-- Excerpted records follows --
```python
class HipSim(object):
    def __init__(self, s, nenv, device="cuda:0", keep_bincube=False, keep_phase=False):
        if not torch.cuda.is_available():
            raise la.AomarlError("HipSim needs a GPU (torch.cuda.is_available() is False); the "
                                 "product path has no CPU fallback")
        self.lib = la.load()
# ... 44 lines not shown
            t[k] = torch.zeros(n, self.ld_actu, **f32)
        t["slopes"] = torch.zeros(n, s.nslope, **f32)
        t["dm_shape"] = torch.zeros(n, self.shape_stride, **f32)
        t["bincube"] = torch.zeros(n, s.nvalid, s.npix * s.npix, **f32) if self.keep_bincube \
            else None
        t["wfs_phase"] = torch.zeros(n, s.n, s.n, **f32) if self.keep_phase else None
        t["tar_phase"] = torch.zeros(n, s.pupdiam, s.pupdiam, **f32) if self.keep_phase else None
        t["strehl"] = torch.zeros(n, 8, **f32)
        t["le_img"] = torch.zeros(n, W * W, **f32)
        t["frame"] = torch.zeros(n, **i32)
        t["work"] = torch.zeros(int(self.lib.aomarl_workspace_floats(self.ctx, n)), **f32)
        self.t = t
        st = la.State()
        st.nenv, st.ld_actu = n, self.ld_actu
        for k, v in t.items():
            setattr(st, k, v.data_ptr() if v is not None else None)
        self.st = st
        self._st_ref = C.byref(st)
        self.accumx = np.zeros((n, max(s.nscreens, 1)), dtype=np.float32)
        self.accumy = np.zeros((n, max(s.nscreens, 1)), dtype=np.float32)

    def _stream(self):
        return la.raw_stream(self.device)

    def __del__(self):
        try:
            if getattr(self, "ctx", None):
                torch.cuda.synchronize(self.device)
                self.lib.aomarl_destroy(self.ctx)
                self.ctx = None
        except Exception:
            pass

    def _range(self, env_begin, env_count):
        if env_count is None:
            env_count = self.nenv - env_begin
        return env_begin, env_count

    @property
    def com(self):
        return self.t["com"][:, :self.s.nactu]

    @property
    def err(self):
        return self.t["err"][:, :self.s.nactu]

    @property
    def voltage(self):
        return self._frame_buf("voltage")[:, :self.s.nactu]

    @property
    def slopes(self):
        return self._frame_buf("slopes")

    def enable_frame_pipeline(self, on=True):
        if not on:
            la.check(self.lib.aomarl_set_frame_pipeline(self.ctx, C.byref(self.st), None))
            self._twin, self._twin_st = None, None
            return
        if getattr(self, "_twin", None) is not None:
            return
        f32 = dict(dtype=torch.float32, device=self.device)
        tw = {"voltage": torch.zeros(self.nenv, self.ld_actu, **f32),
              "slopes": torch.zeros(self.nenv, self.s.nslope, **f32),
              "dm_shape": torch.empty(self.nenv, self.shape_stride, **f32),
              "work": torch.zeros(self.t["work"].numel(), **f32)}
        st2 = la.State()
        for name, _ in la.State._fields_:
            setattr(st2, name, getattr(self.st, name))
        for k, v in tw.items():
            setattr(st2, k, v.data_ptr())
        la.check(self.lib.aomarl_set_frame_pipeline(self.ctx, C.byref(self.st), C.byref(st2)))
        self._twin, self._twin_st = tw, st2

    def frame_pipeline_state(self):
        a, b = C.c_int(0), C.c_int(0)
        n, o = C.c_ulonglong(0), C.c_ulonglong(0)
        la.check(self.lib.aomarl_frame_pipeline_state(self.ctx, C.byref(a), C.byref(b), C.byref(n), C.byref(o)))
        return bool(a.value), bool(b.value), int(n.value), int(o.value)

    def _frame_buf(self, name):
        if getattr(self, "_twin", None) is not None and self.frame_pipeline_state()[1]:
            return self._twin[name]
        return self.t[name]

    @property
    def strehl(self):
        s = self.t["strehl"]
        avg = torch.where(s[:, 4] > 0, s[:, 3] / s[:, 4].clamp(min=1), torch.zeros_like(s[:, 3]))
        return torch.stack([s[:, 0], s[:, 1], s[:, 2], avg], dim=1)

    @property
    def strehl_fit(self):
        la.check(self.lib.aomarl_strehl_fit(self.ctx, C.byref(self.st), 0, self.nenv, self._stream()))
        s = self.t["strehl"]
        avg = torch.where(s[:, 4] > 0, s[:, 3] / s[:, 4].clamp(min=1), torch.zeros_like(s[:, 3]))
        return torch.stack([s[:, 6], s[:, 7], s[:, 2], avg], dim=1)

    def dm_shape(self, k, env_begin=0, env_count=None):
        b, n = self._range(env_begin, env_count)
        self._ensure_shape()
        d = self.s.dms[k]
        out = torch.empty(n, d.dim, d.dim, dtype=torch.float32, device=self.device)
        la.check(self.lib.aomarl_get_dm_shape(self.ctx, C.byref(self.st), b, n, k,
                                              out.data_ptr(), self._stream()))
        return out

    def set_option(self, name, value):
        la.check(self.lib.aomarl_set_option(self.ctx, name.encode(), int(value)))
        if name == "prefetch_atmos":
            self.prefetch = bool(value)
        if name == "graph_step":
            self.graph_step = bool(value)
        if name == "force_unfused_frame" and value:
            self._set_defer(False)

    def dm_from_voltage_available(self):
        return bool(self.lib.aomarl_dm_from_voltage_available(self.ctx))

    def env_step(self, glue, action, gain, state_out, reward_out=None):
        want = self.defer_shape and (self._defer_on or self.dm_from_voltage_available())
        if want != self._defer_on:
            self._set_defer(want)
        ptrs = self.__dict__.get("_accum_ptrs")
        if ptrs is None or ptrs[0] is not self.accumx or ptrs[1] is not self.accumy:
            ptrs = self._accum_ptrs = (self.accumx, self.accumy, la.fptr(self.accumx), la.fptr(self.accumy))
        la.check(self.lib.aomarl_env_step(self.ctx, self._st_ref, glue._ref if hasattr(glue, "_ref") else C.byref(glue),
                                          action.data_ptr(), gain, ptrs[2], ptrs[3], state_out.data_ptr(),
                                          reward_out.data_ptr() if reward_out is not None else None,
                                          self._stream()))
        self._stale = self._defer_on
        if self.prefetch and not self.pending_atmos:
            self.pending_atmos, self._pending_range = True, (0, self.nenv)

    def policy_env_step(self, glue, desc, state, eps, seed, counter, gain, action, mean, state_out, reward_out=None):
        want = self.defer_shape and (self._defer_on or self.dm_from_voltage_available())
        if want != self._defer_on:
            self._set_defer(want)
        ptrs = self.__dict__.get("_accum_ptrs")
        if ptrs is None or ptrs[0] is not self.accumx or ptrs[1] is not self.accumy:
            ptrs = self._accum_ptrs = (self.accumx, self.accumy, la.fptr(self.accumx), la.fptr(self.accumy))
        la.check(self.lib.aomarl_policy_env_step(
                self.ctx, self._st_ref, glue._ref if hasattr(glue, "_ref") else C.byref(glue), C.byref(desc),
                state.data_ptr(), eps.data_ptr() if eps is not None else None, seed & 0xFFFFFFFF, counter & 0xFFFFFFFF,
                gain, ptrs[2], ptrs[3], action.data_ptr(), mean.data_ptr(), state_out.data_ptr(),
                reward_out.data_ptr() if reward_out is not None else None, self._stream()))
        self._stale = self._defer_on
        if self.prefetch and not self.pending_atmos:
            self.pending_atmos, self._pending_range = True, (0, self.nenv)

    def renew_frame_stream(self):
        la.check(self.lib.aomarl_set_option(self.ctx, b"renew_frame_stream", 1))

    def graph_stats(self):
        a, b = C.c_ulonglong(0), C.c_ulonglong(0)
        la.check(self.lib.aomarl_graph_stats(self.ctx, C.byref(a), C.byref(b)))
        return int(a.value), int(b.value)

    def _set_defer(self, on):
        on = bool(on)
        if on != self._defer_on:
            la.check(self.lib.aomarl_set_option(self.ctx, b"defer_dm_shape", int(on)))
            self._defer_on = on
        if not on:
            self._ensure_shape()

    def _ensure_shape(self):
        if self._stale:
            la.check(self.lib.aomarl_materialize_dm_shape(self.ctx, C.byref(self.st), 0, self.nenv,
                                                          self._stream()))
            self._stale = False

    def screen(self, layer, env_begin=0, env_count=None):
        b, n = self._range(env_begin, env_count)
        d = self.s.screen_dim[layer]
        out = torch.empty(n, d, d, dtype=torch.float32, device=self.device)
        la.check(self.lib.aomarl_get_screen(self.ctx, C.byref(self.st), b, n, layer,
                                            out.data_ptr(), self._stream()))
        return out

    def set_screen(self, layer, screens, env_begin=0, env_count=None):
        b, n = self._range(env_begin, env_count)
        d = self.s.screen_dim[layer]
        src = torch.as_tensor(screens, dtype=torch.float32, device=self.device).contiguous()
        if src.shape != (n, d, d):
            raise ValueError("screens must be [env_count, %d, %d]" % (d, d))
        la.check(self.lib.aomarl_set_screen(self.ctx, C.byref(self.st), b, n, layer,
                                            src.data_ptr(), self._stream()))

    def set_cmat(self, cmat):
        if getattr(self, "_s2m_rows", 0):
            self.set_slopes2modes(None)
        cmat = np.ascontiguousarray(cmat, dtype=np.float32)
        if cmat.shape != (self.s.nactu, self.s.nslope):
            raise ValueError("cmat must be [nactu, nslope]")
        la.check(self.lib.aomarl_set_cmat(self.ctx, la.fptr(cmat)))

    def set_gain(self, gain):
        la.check(self.lib.aomarl_set_gain(self.ctx, float(gain)))

    def set_env_gains(self, gains):
        if gains is None:
            la.check(self.lib.aomarl_set_env_gains(self.ctx, None, 0))
            return
        g = np.ascontiguousarray(gains, dtype=np.float32).reshape(-1)
        if g.size != self.nenv:
            raise ValueError("one gain per environment: expected %d, got %d" % (self.nenv, g.size))
        la.check(self.lib.aomarl_set_env_gains(self.ctx, la.fptr(g), int(g.size)))

    def set_modal_gains(self, mgain):
        if mgain is None:
            la.check(self.lib.aomarl_set_modal_gains(self.ctx, None, 0, 0))
            return
        g = np.ascontiguousarray(mgain, dtype=np.float32)
        if g.ndim == 1:
            g = g[None, :]
        if g.ndim != 2:
            raise ValueError("mgain must be [nmodes] or [nenv][nmodes], got shape %s" % (g.shape,))
        if g.shape[0] not in (1, self.nenv):
            raise ValueError("mgain: nrows = %d, expected 1 or nenv = %d" % (g.shape[0], self.nenv))
        la.check(self.lib.aomarl_set_modal_gains(self.ctx, la.fptr(g), int(g.shape[0]), int(g.shape[1])))

    def get_modal_gains(self):
        nr, nm = C.c_int(0), C.c_int(0)
        la.check(self.lib.aomarl_get_modal_gains(self.ctx, None, C.byref(nr), C.byref(nm)))
        if nr.value == 0:
            return None
        out = np.empty((nr.value, nm.value), dtype=np.float32)
        la.check(self.lib.aomarl_get_modal_gains(self.ctx, la.fptr(out), C.byref(nr), C.byref(nm)))
        return out

    def set_modal(self, v2m, m2v, freedom=None, action_modes=None):
        v2m = np.ascontiguousarray(v2m, dtype=np.float32)
        m2v = np.ascontiguousarray(m2v, dtype=np.float32)
        nm = v2m.shape[0]
        if v2m.shape != (nm, self.s.nactu) or m2v.shape != (self.s.nactu, nm):
            raise ValueError("v2m must be [nmodes, nactu] and m2v [nactu, nmodes]")
        fr = np.zeros(nm, dtype=np.float32) if freedom is None else \
            np.ascontiguousarray(freedom, dtype=np.float32)
        am = np.zeros(0, dtype=np.int32) if action_modes is None else \
            np.ascontiguousarray(np.asarray(action_modes) % nm, dtype=np.int32)
        la.check(self.lib.aomarl_set_modal(self.ctx, nm, la.fptr(v2m), la.fptr(m2v), la.fptr(fr),
                                           int(am.size), la.iptr(am) if am.size else None))
        self.nmodes, self.nact = nm, int(am.size)

    @staticmethod
    def calibration_id():
        return hip_calibration_id()

    def reload_dms(self):
        torch.cuda.synchronize(self.device)
        self._s2m_rows = 0
        self._create_ctx()
        self._alloc()

    def prefetch_reset_begin(self, seeds):
        n = self.nenv
        seeds = np.ascontiguousarray(np.broadcast_to(np.asarray(seeds, dtype=np.int64) & 0xFFFFFFFF, (n,)), dtype=np.uint32)
        if getattr(self, "_rp", None) is None:
            f32, i32 = dict(dtype=torch.float32, device=self.device), dict(dtype=torch.int32, device=self.device)
            t = {"screens": torch.zeros(n, self.screen_stride, **f32), "origin": torch.zeros_like(self.t["origin"]),
                 "seeds": torch.zeros(n, **i32), "ext_count": torch.zeros_like(self.t["ext_count"]),
                 "frame": torch.zeros(n, **i32), "work": torch.zeros(self.t["work"].numel(), **f32)}
            for k in ("com", "com1", "com2", "err", "voltage"):
                t[k] = torch.zeros(n, self.ld_actu, **f32)
            st2 = la.State()
            for name, _ in la.State._fields_:
                setattr(st2, name, getattr(self.st, name))
            for k, v in t.items():
                setattr(st2, k, v.data_ptr())
            own = torch.cuda.Stream(device=self.device) if getattr(self, "rp_own_stream", False) else None
            self._rp = dict(t=t, st=st2, stream=own, seeds=None, left=0)
            torch.cuda.current_stream(self.device).synchronize()
        rp = self._rp
        if rp["stream"] is not None:
            rp["stream"].wait_stream(torch.cuda.current_stream(self.device))
        la.check(self.lib.aomarl_reset_prefetch_begin(self.ctx, C.byref(rp["st"]), 0, n, la.uptr(seeds), self._rp_stream()))
        rp["seeds"], rp["left"] = seeds.copy(), -1

    def _rp_stream(self):
        st = self._rp["stream"]
        return C.c_void_p(st.cuda_stream) if st is not None else None

    def prefetch_reset_advance(self, nrounds):
        rp = getattr(self, "_rp", None)
        if rp is None or rp["seeds"] is None or rp["left"] == 0:
            return 0
        left = C.c_int(0)
        la.check(self.lib.aomarl_reset_prefetch_advance(self.ctx, int(nrounds), self._rp_stream(), C.byref(left)))
        rp["left"] = int(left.value)
        return rp["left"]

    def prefetch_reset_pending(self, seeds=None):
        rp = getattr(self, "_rp", None)
        if rp is None or rp["seeds"] is None:
            return False
        if seeds is None:
            return True
        seeds = np.ascontiguousarray(np.broadcast_to(np.asarray(seeds, dtype=np.int64) & 0xFFFFFFFF, (self.nenv,)), dtype=np.uint32)
        return bool(np.array_equal(seeds, rp["seeds"]))

    def reset(self, seeds, env_begin=0, env_count=None):
        b, n = self._range(env_begin, env_count)
        seeds = np.ascontiguousarray(np.broadcast_to(np.asarray(seeds, dtype=np.int64) &
                                                     0xFFFFFFFF, (n,)), dtype=np.uint32)
        rp = getattr(self, "_rp", None)
# ... 452 lines not shown
```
-- Excerpted records concluded --
▸ Problem requirements:
Each line of the data in which the string "shown" appears needs to be copied.

▸ Reply:
# ... 44 lines not shown
# ... 452 lines not shown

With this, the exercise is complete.